Elizabeth Island in Komárno, Slovakia (Slovakian: Alžbetin ostrov, Hungarian: Erzsébet-sziget ) is one of the islands of the Danube, which stretches almost the entire length of the city on the northern bank of the river. It is approximately 2.5 km long and 350 m wide. Elizabeth's bridge leading from Komárom was built at the eastern end of the island in 1892 and is connected to Komárno by a folding bridge built in 1968.

At the beginning of the 20th century, it was connected to the mainland by filling in a wide strip of land at the western end, so that the Danube arm bordering the island from the north (which the people of Komárom call the Little Danube) became a bay. It was named - like the bridge - in honor of Empress Elisabeth of Austria, who sailed from Vienna to Pest and set foot on Hungarian soil for the first time. Historically, the island was called Várkormányzói, Komárňanský, and in times of socialism the island of the Red Fleet.

== History ==
The island has been used by the people of Komárno for fruit growing since the Middle Ages. In the 16th century, it still consisted of two islands, which were separated from each other by a canal. After 1526, it came into the hands of the Austrian castle captains, who treated it as part of the castle estate and collected rent for the use of the gardens. During the years of fighting with the Turks, the gardens here were destroyed several times. From the 1880s, it was connected to the city by a boat bridge, and in the direction of Újszőny. After that, it became a popular excursion destination for the townspeople, several inns and ship mills were established.

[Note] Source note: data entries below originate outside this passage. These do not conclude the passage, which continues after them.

template <int NCOLS, int EPI, int TMASK, bool RING2>
__device__ __forceinline__ void gemv_phase(const GemvArgs &a, char *smem, float *red, int *ctr, unsigned long long *best) {
  const int tid0 = tid_opaque();
  const int wave = __builtin_amdgcn_readfirstlane(tid0 >> 6), lane = tid0 & 63;
  const int K = a.K;
  const Geo g = geo_for(K);
  const int w1 = a.wg0[1], w2 = a.wg0[2], w3 = a.wg0[3];
  const int un0 = a.units[0], un1 = a.units[1], un2 = a.units[2];
  const int ub0 = a.ubase[0], ub1 = a.ubase[1], ub2 = a.ubase[2], ur0 = a.urem[0], ur1 = a.urem[1], ur2 = a.urem[2];
  const int nr0 = a.nrows[0], nr1 = a.nrows[1], nr2 = a.nrows[2];
  const uint8_t *b0 = a.m[0].base, *b1 = a.m[1].base, *b2 = a.m[2].base;
  const unsigned by0 = a.m[0].bytes, by1 = a.m[1].bytes, by2 = a.m[2].bytes;
  const int ty0 = a.m[0].type, ty1 = a.m[1].type, ty2 = a.m[2].type;
  const int bx = (int)blockIdx.x;
  int mi = 0;
  if constexpr (EPI == EPI_QKV) mi = bx >= w2 ? 2 : (bx >= w1 ? 1 : 0);
  const int wgb = EPI == EPI_QKV ? (mi == 0 ? 0 : (mi == 1 ? w1 : w2)) : 0;
  const int wge = EPI == EPI_QKV ? (mi == 0 ? w1 : (mi == 1 ? w2 : w3)) : (int)gridDim.x;
  const int units = EPI == EPI_QKV ? (mi == 0 ? un0 : (mi == 1 ? un1 : un2)) : un0;
  const int wi = bx - wgb;
  const int ub = EPI == EPI_QKV ? (mi == 0 ? ub0 : (mi == 1 ? ub1 : ub2)) : ub0, ur = EPI == EPI_QKV ? (mi == 0 ? ur0 : (mi == 1 ? ur1 : ur2)) : ur0;
  (void)wge; (void)units;
  Job jb{};
  jb.nseg = (EPI == EPI_GLU || EPI == EPI_RESID2) ? 2 : 1;
  jb.rgpu = a.rgpu;
  jb.mat[0].base = mi == 0 ? b0 : (mi == 1 ? b1 : b2);
  jb.mat[0].bytes = mi == 0 ? by0 : (mi == 1 ? by1 : by2);
  jb.mat[0].type = mi == 0 ? ty0 : (mi == 1 ? ty1 : ty2);
  jb.mat[0].n = 0; jb.mat[0].k = K;
  if constexpr (EPI == EPI_GLU) { jb.mat[1].base = b1; jb.mat[1].bytes = by1; jb.mat[1].type = ty1; jb.mat[1].n = 0; jb.mat[1].k = K; } else jb.mat[1] = jb.mat[0];
  jb.nrows = mi == 0 ? nr0 : (mi == 1 ? nr1 : nr2);
  jb.u0 = wi * ub + min(wi, ur); jb.u1 = jb.u0 + ub + (wi < ur ? 1 : 0);
// ... 40 lines not shown
#pragma unroll
        for (int c = 0; c < NCOLS; ++c) {
          float *o = a.out + (size_t)c * a.out_stride + row0 + rr;
          if constexpr (EPI == EPI_RESID) *o = ax.a[c] * a.resid_scale + sum[c] * ascale;
          else {
            *o = sum[c];
            if constexpr (NCOLS == 1) { if (a.amax) { const unsigned long long key = pack_max_key(sum[c], row0 + rr); *best = key > *best ? key : *best; } }
          }
        }
      }
    };
    MRS_DEC_TYPE_SWITCH(jb.mat[0].type, { stream<TT, NCOLS, false, RING2>(jb, K, NCI, mode, smem, ctr, sbar, stage, auxf, epi); })
  } else if constexpr (EPI == EPI_RESID2) {
    static_assert(EPI != EPI_RESID2 || NCOLS == 1, "one accumulator column; the image has two");
    const float w0 = a.acc_scale[0], w1 = a.acc_scale[1];
    float s0save = 0.0f;
    auto auxf = [&](int row0) {
      AuxV<1> v; v.a[0] = 0.f; v.b[0] = 0.f;
      const int row = row0 + rr;
      v.a[0] = a.out[min(row, jb.nrows - 1)];
      return v;
    };
    auto epi = [&](int seg, int row0, int nvalid, int, const float(&sum)[1], const AuxV<1> &ax) {
      if (seg == 0) {
        s0save = sum[0];
      } else if (own && rr < nvalid) {
        const float h1 = ax.a[0] * a.resid_scale + s0save * w0;
        a.out[row0 + rr] = h1 * 1.0f + sum[0] * w1;
      }
    };
    MRS_DEC_TYPE_SWITCH(jb.mat[0].type, { stream<TT, 1, true, RING2>(jb, K, NCI, mode, smem, ctr, sbar, stage, auxf, epi); })
  } else if constexpr (EPI == EPI_GLU) {
    float gsave[NCOLS];
#pragma unroll
    for (int c = 0; c < NCOLS; ++c) gsave[c] = 0.0f;
    auto auxf = [](int) { return NoAux{}; };
    auto epi = [&](int seg, int row0, int nvalid, int, const float(&sum)[NCOLS], const NoAux &) {
      if (seg == 0) {
#pragma unroll
        for (int c = 0; c < NCOLS; ++c) gsave[c] = sum[c];
      } else if (own && rr < nvalid) {
        const int row = row0 + rr;
        const int slot = a.slots > 1 ? row / a.nrows[0] : 0;
#pragma unroll
        for (int c = 0; c < NCOLS; ++c)
          a.out[(size_t)slot * a.slot_out_stride + (size_t)c * a.out_stride + (row - slot * a.nrows[0])] = (a.activation == 0 ? silu_engine(gsave[c]) : glu_act(gsave[c], a.activation)) * sum[c];
      }
    };
    MRS_DEC_TYPE_SWITCH(jb.mat[0].type, { stream<TT, NCOLS, false, RING2>(jb, K, NCI, mode, smem, ctr, sbar, stage, auxf, epi); })
  } else {
    int posv[NCOLS], slotv[NCOLS];
#pragma unroll
    for (int c = 0; c < NCOLS; ++c) { posv[c] = a.positions[c]; slotv[c] = mi == 0 ? 0 : (int)a.slot_mapping[c]; }
    auto load_aux = [&](int row) {
      AuxV<NCOLS> v;
      const int pair_i = (row & (a.head_dim - 1)) >> 1;
      const bool rot = mi < 2 && pair_i < a.rot_pairs;
      const int pi = min(pair_i, a.rot_pairs - 1);
#pragma unroll
      for (int c = 0; c < NCOLS; ++c) {
        const size_t ti = (size_t)posv[c] * a.rot_pairs + pi;
        const float cs = a.cos_t[ti], sn = a.sin_t[ti];
        v.a[c] = rot ? cs : 1.0f; v.b[c] = rot ? sn : 0.0f;
      }
      return v;
    };
    auto auxf = [&](int row0) {
      if constexpr (AUX_RING) return load_aux(row0 + rr); else return NoAux{};
    };
    float prev[NCOLS];
#pragma unroll
    for (int c = 0; c < NCOLS; ++c) prev[c] = 0.0f;
    auto epi = [&](int, int row0, int nvalid, int rgl, const float(&sum)[NCOLS], const auto &axr) {
      AuxV<NCOLS> ax;
      if constexpr (AUX_RING) ax = axr; else ax = load_aux(row0 + rr);
      const bool single = g.R == 1;
      if (single && (rgl & 1) == 0) {
#pragma unroll
        for (int c = 0; c < NCOLS; ++c) prev[c] = sum[c];
        return;
      }
      const int row = row0 + rr;
      const bool odd = single ? true : (row & 1) != 0;
      const int lr = single ? row - 1 : (row & ~1);
      const int head = lr >> a.hd_shift, dd = lr & (a.head_dim - 1);
      const bool nx = a.neox && mi < 2;
      const int d0 = nx ? dd >> 1 : dd, d1 = nx ? d0 + (a.head_dim >> 1) : dd + 1;
#pragma unroll
      for (int c = 0; c < NCOLS; ++c) {
        const float other = single ? prev[c] : __shfl(sum[c], lane ^ lpr, 64);
        const float xs = odd ? other : sum[c], ys = odd ? sum[c] : other;
        float x, y;
        rope_pair<float>(xs, ys, ax.a[c], ax.b[c], x, y);
        const bool wr0 = single ? own : (own && rr < nvalid && !odd), wr1 = single ? own : (own && rr < nvalid && odd);
        if (wr0 || wr1) {
          if (mi == 0) {
            if (wr0) a.q_out[(size_t)c * a.nrows[0] + head * a.head_dim + d0] = x;
            if (wr1) a.q_out[(size_t)c * a.nrows[0] + head * a.head_dim + d1] = y;
          } else {
            const int slot = slotv[c];
            if (slot >= 0) {
              const unsigned blk = (unsigned)slot >> a.bs_shift, off = (unsigned)slot & (unsigned)(a.block_size - 1);
              uint16_t *kc = (uint16_t *)a.k_cache, *vc = (uint16_t *)a.v_cache;
              const uint16_t xb = a.kv_f16 ? float_to_half_bits(x) : float_to_bf16_bits(x), yb = a.kv_f16 ? float_to_half_bits(y) : float_to_bf16_bits(y);
              if (mi == 1) {
                const int X = a.cache_x;
                const size_t hb = ((size_t)blk * a.num_kv_heads + head) * (size_t)(a.head_dim >> a.x_shift);
                if (wr0) kc[(hb + ((unsigned)d0 >> a.x_shift)) * a.block_size * X + off * X + ((unsigned)d0 & (unsigned)(X - 1))] = xb;
                if (wr1) kc[(hb + ((unsigned)d1 >> a.x_shift)) * a.block_size * X + off * X + ((unsigned)d1 & (unsigned)(X - 1))] = yb;
              } else {
                const size_t o = (((size_t)blk * a.num_kv_heads + head) * a.head_dim + dd) * a.block_size + off;
                if (wr0) vc[o] = xb;
                if (wr1) vc[o + a.block_size] = yb;
              }
            }
          }
        }
      }
    };
    MRS_DEC_TYPE_SWITCH(jb.mat[0].type, { stream<TT, NCOLS, false, RING2>(jb, K, NCI, mode, smem, ctr, sbar, stage, auxf, epi); })
  }
}
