def gemv_swiglu(x: torch.Tensor, wgu: torch.Tensor,
                out: Optional[torch.Tensor] = None) -> torch.Tensor:
    M = x.numel() // x.shape[-1]
    K = x.shape[-1]
    I = wgu.shape[0] // 2
    if not x.is_cuda:
        return ref.swiglu(torch.nn.functional.linear(x, wgu))
    if not (_gemv_ok(M, K) or _gemm_m8_ok(M, 2 * I, K)):
        return swiglu(torch.nn.functional.linear(x, wgu))
    lib = require_lib()
    x2 = x.contiguous().view(M, K)
    if out is None:
        out = torch.empty(*x.shape[:-1], I, dtype=x.dtype, device=x.device)
    nt = 1 if (2 * I * K * 2 >= _GEMV_NT_MIN_BYTES) else 0
    if _gemm_m8_ok(M, 2 * I, K):
        gu = torch.empty(M, 2 * I, dtype=x.dtype, device=x.device)
        lib.fei_gemm_m8(_ptr(gu), _ptr(x2), _ptr(wgu), M, 2 * I, K, 0,
                        _stream())
        lib.fei_swiglu(_ptr(out), _ptr(gu), M, I, _stream())
        return out
    lib.fei_gemv_swiglu(_ptr(out), _ptr(x2), _ptr(wgu), M, I, K, nt,
                        _stream())
    return out


def gemv_res(x: torch.Tensor, w: torch.Tensor, res: torch.Tensor,
             ssq_out: Optional[torch.Tensor] = None) -> torch.Tensor:
    M = x.numel() // x.shape[-1]
    K = x.shape[-1]
    N = w.shape[0]
    if not x.is_cuda or not _gemv_ok(M, K):
        lin = torch.nn.functional.linear(x, w)
        res.copy_((res.float() + lin.float().view_as(res)).to(res.dtype))
        return res
    lib = require_lib()
    x2 = x.contiguous().view(M, K)
    nt = 1 if (N * K * 2 >= _GEMV_NT_MIN_BYTES) else 0
    lib.fei_gemv_res(_ptr(res), _ptr(x2), _ptr(w), M, N, K, nt,
                     _ptr(ssq_out) if ssq_out is not None else None,
                     _stream())
    return res


def gemv_norm(res: torch.Tensor, wnorm: torch.Tensor, w: torch.Tensor,
              eps: float = 1e-5,
              out: Optional[torch.Tensor] = None,
              ssq: Optional[torch.Tensor] = None) -> torch.Tensor:
    M = res.numel() // res.shape[-1]
    K = res.shape[-1]
    N = w.shape[0]
    if not res.is_cuda or not _gemv_ok(M, K):
        return torch.nn.functional.linear(rmsnorm(res, wnorm, eps), w)
    lib = require_lib()
    r2 = res.contiguous().view(M, K)
    if out is None:
        out = torch.empty(*res.shape[:-1], N, dtype=res.dtype, device=res.device)
    nt = 1 if (N * K * 2 >= _GEMV_NT_MIN_BYTES) else 0
    lib.fei_gemv_norm(_ptr(out), _ptr(r2), _ptr(wnorm), _ptr(w), M, N, K,
                      eps, nt, _ptr(ssq) if ssq is not None else None,
                      _stream())
    return out


def gemv_swiglu_norm(res: torch.Tensor, wnorm: torch.Tensor,
                     wgu: torch.Tensor, eps: float = 1e-5,
                     out: Optional[torch.Tensor] = None,
                     ssq: Optional[torch.Tensor] = None) -> torch.Tensor:
    M = res.numel() // res.shape[-1]
    K = res.shape[-1]
    I = wgu.shape[0] // 2
    if not res.is_cuda or not _gemv_ok(M, K):
        gu = torch.nn.functional.linear(rmsnorm(res, wnorm, eps).float(),
                                        wgu.float())
        return ref.swiglu(gu).to(res.dtype)
    lib = require_lib()
    r2 = res.contiguous().view(M, K)
    if out is None:
        out = torch.empty(*res.shape[:-1], I, dtype=res.dtype, device=res.device)
    nt = 1 if (wgu.shape[0] * K * 2 >= _GEMV_NT_MIN_BYTES) else 0
    lib.fei_gemv_swiglu_norm(_ptr(out), _ptr(r2), _ptr(wnorm), _ptr(wgu),
                             M, I, K, eps, nt,
                             _ptr(ssq) if ssq is not None else None,
                             _stream())
    return out



_ADDNORM_ROW_GROUPS = max(1, int(os.environ.get("FEI_ADDNORM_RG", "2") or 2))
_ADDNORM_ROW_GROUPS_SWIGLU = max(
    1, int(os.environ.get("FEI_ADDNORM_RG_SWIGLU", "2") or 2))


def _addnorm_ok(M: int, K: int) -> bool:
    return M == 1 and _gemv_ok(M, K) and M * K * 2 <= 32 * 1024
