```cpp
#if MCC_IN(2) || MCC_IN(3)
template <int MODEL, bool RATIONAL, int PRISM, bool BACK, int L>
static hipError_t launch_group_t(const LinArgs& a, size_t shmem, hipStream_t s) {
    const dim3 grid(a.n_pgroups + (a.ssinv ? 1 : 0) + (a.fold && !a.fold_dyn ? a.fold_parts + 1 : 0));
    if (a.fold_first) {
        if (MODEL != MCC_MODEL_OMNI) return hipErrorInvalidValue;
        hipLaunchKernelGGL((k_group<MCC_MODEL_OMNI, false, false, false, L, true>), grid, dim3(kGroupRound * L), shmem, s, a);
        return hipGetLastError();
    }
    hipLaunchKernelGGL((k_group<MODEL, RATIONAL, PRISM, BACK, L>), grid, dim3(kGroupRound * L), shmem, s, a);
    return hipGetLastError();
}
template <int L>
static hipError_t launch_group_l(const LinArgs& a, int model, bool rational, int prism, size_t shmem, hipStream_t s) {
    if (model == MCC_MODEL_OMNI) return launch_group_t<MCC_MODEL_OMNI, false, false, false, L>(a, shmem, s);
    if (model == MCC_MODEL_DOUBLESIDE) {
        if (prism == 2) return launch_group_t<MCC_MODEL_DOUBLESIDE, true, 2, true, L>(a, shmem, s);
        if (rational && prism) return launch_group_t<MCC_MODEL_DOUBLESIDE, true, true, true, L>(a, shmem, s);
        if (rational) return launch_group_t<MCC_MODEL_DOUBLESIDE, true, false, true, L>(a, shmem, s);
        if (prism) return launch_group_t<MCC_MODEL_DOUBLESIDE, false, true, true, L>(a, shmem, s);
        return launch_group_t<MCC_MODEL_DOUBLESIDE, false, false, true, L>(a, shmem, s);
    }
    if (a.has_back) {
        if (prism == 2) return launch_group_t<MCC_MODEL_PINHOLE, true, 2, true, L>(a, shmem, s);
        if (rational && prism) return launch_group_t<MCC_MODEL_PINHOLE, true, true, true, L>(a, shmem, s);
        if (rational) return launch_group_t<MCC_MODEL_PINHOLE, true, false, true, L>(a, shmem, s);
        if (prism) return launch_group_t<MCC_MODEL_PINHOLE, false, true, true, L>(a, shmem, s);
        return launch_group_t<MCC_MODEL_PINHOLE, false, false, true, L>(a, shmem, s);
    }
    if (prism == 2) return launch_group_t<MCC_MODEL_PINHOLE, true, 2, false, L>(a, shmem, s);
    if (rational && prism) return launch_group_t<MCC_MODEL_PINHOLE, true, true, false, L>(a, shmem, s);
    if (rational) return launch_group_t<MCC_MODEL_PINHOLE, true, false, false, L>(a, shmem, s);
    if (prism) return launch_group_t<MCC_MODEL_PINHOLE, false, true, false, L>(a, shmem, s);
    return launch_group_t<MCC_MODEL_PINHOLE, false, false, false, L>(a, shmem, s);
}
template <int L>
static hipError_t set_group_attrs(size_t group_shmem) {
    hipError_t err = hipSuccess;
#define SETG(M, R, P, B) hipFuncSetAttribute((const void*)&k_group<M, R, P, B, L>, hipFuncAttributeMaxDynamicSharedMemorySize, (int)group_shmem)
    for (hipError_t e : {SETG(1, false, false, false), SETG(2, true, true, true), SETG(2, true, false, true),
                         SETG(2, false, true, true), SETG(2, false, false, true), SETG(0, true, true, true),
                         SETG(0, true, false, true), SETG(0, false, true, true), SETG(0, false, false, true),
                         SETG(0, true, true, false), SETG(0, true, false, false), SETG(0, false, true, false),
                         SETG(0, false, false, false), SETG(2, true, 2, true), SETG(0, true, 2, true),
                         SETG(0, true, 2, false),
                         hipFuncSetAttribute((const void*)&k_group<1, false, false, false, L, true>,
                                             hipFuncAttributeMaxDynamicSharedMemorySize, (int)group_shmem)})
        if (e != hipSuccess) err = e;
#undef SETG
    return err;
}
#endif
#if MCC_IN(3)
hipError_t mcc_launch_group32(const LinArgs& a, int model, bool rational, int prism, size_t shmem, hipStream_t s) {
    return launch_group_l<32>(a, model, rational, prism, shmem, s);
}
hipError_t mcc_attrs_group32(size_t shmem) { return set_group_attrs<32>(shmem); }
#endif
#if MCC_IN(2)
hipError_t mcc_launch_group32(const LinArgs& a, int model, bool rational, int prism, size_t shmem, hipStream_t s);
hipError_t mcc_launch_group(const LinArgs& a, int model, bool rational, int prism, int lanes, size_t shmem,
                            hipStream_t s) {
    if (a.n_photos <= 0 || a.n_edges <= 0) return hipSuccess;
// ... 119 lines not shown
```

Baseline: 14.31 billion corner evals/s.

## Restructure k_group kernel arguments into lead/hot blocks pinned in scalar registers

Splits k_group's single LinArgs argument into a 64-byte leading block of scalars, the full LinArgs, and a compact GroupHot struct of frequently used pointers. The kernel reads these straight from the kernarg segment at compile-time offsets and uses asm constraints to keep header values and pointers in SGPRs, with readfirstlane on the uniform state loads. The aim is to cut scalar load latency and vector register pressure in the group prologue. It also adds fragile offset bookkeeping guarded by static_asserts, and it enlarges the argument segment.

```diff
diff --git a/multi_camera_calibration_amd/csrc/mcc_group.hpp b/multi_camera_calibration_amd/csrc/mcc_group.hpp
--- a/multi_camera_calibration_amd/csrc/mcc_group.hpp
+++ b/multi_camera_calibration_amd/csrc/mcc_group.hpp
@@ -645,23 +645,60 @@
 __device__ __forceinline__ void edge_prio_down() {
     if (L == 32 && MCC_EDGE_PRIO != 0) __builtin_amdgcn_s_setprio(0);
 }
+template <class T>
+__device__ __forceinline__ T* pin_global(T* p) {
+    __attribute__((address_space(1))) T* g = (__attribute__((address_space(1))) T*)p;
+    asm volatile("" : "+s"(g));
+    return (T*)g;
+}
+__device__ __forceinline__ int first_lane(int v) { return __builtin_amdgcn_readfirstlane(v); }
+__device__ __forceinline__ double first_lane(double v) {
+    return __hiloint2double(first_lane(__double2hiint(v)), first_lane(__double2loint(v)));
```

In 1918, the island fell to Czechoslovakia, which the inhabitants of Hungarian nationality did not want to put up with. The Czechoslovak army occupied Komárno and the island on 10 January 1919. Between the two world wars, several residential buildings were already built on the island, and after 1945 there was a significant construction in the vicinity of the border crossing. 1968, some time before the drawbridge was built. In 1981, a municipal artificial ice surface was established here. An expanded border crossing and customs office was built in 1982, which was closed when Slovakia and Hungary entered the Schengen area. Most of the island is still occupied by the gardens. There is a yacht club on the banks of Danube.

== Notable places ==

- Until its demolition in the 1990s, the Peklo (Hell) restaurant stood opposite the border crossing, which was one of the city's well-known entertainment establishments from the beginning of the 20th century. In 2006, a hotel with a similar name was built on the original site.
- A remarkable feature is the row of Plane street (Platanová alej), which stretches along the island, a row of old plane trees and poplars.
- In the strip of the island is Jókai's garden, which became the property of the Jókai family in 1820, the great writer spent a lot of time here during his student days, and the island partially inspired his novel The Golden Man. There was a wooden house in his yard, it was here that Jókai wrote his work entitled Všedné dni during his legal internship in Komárno.
- At the western end of the island, next to the waterworks, a Czechoslovak reinforced concrete border fortress from the 1930s has been preserved.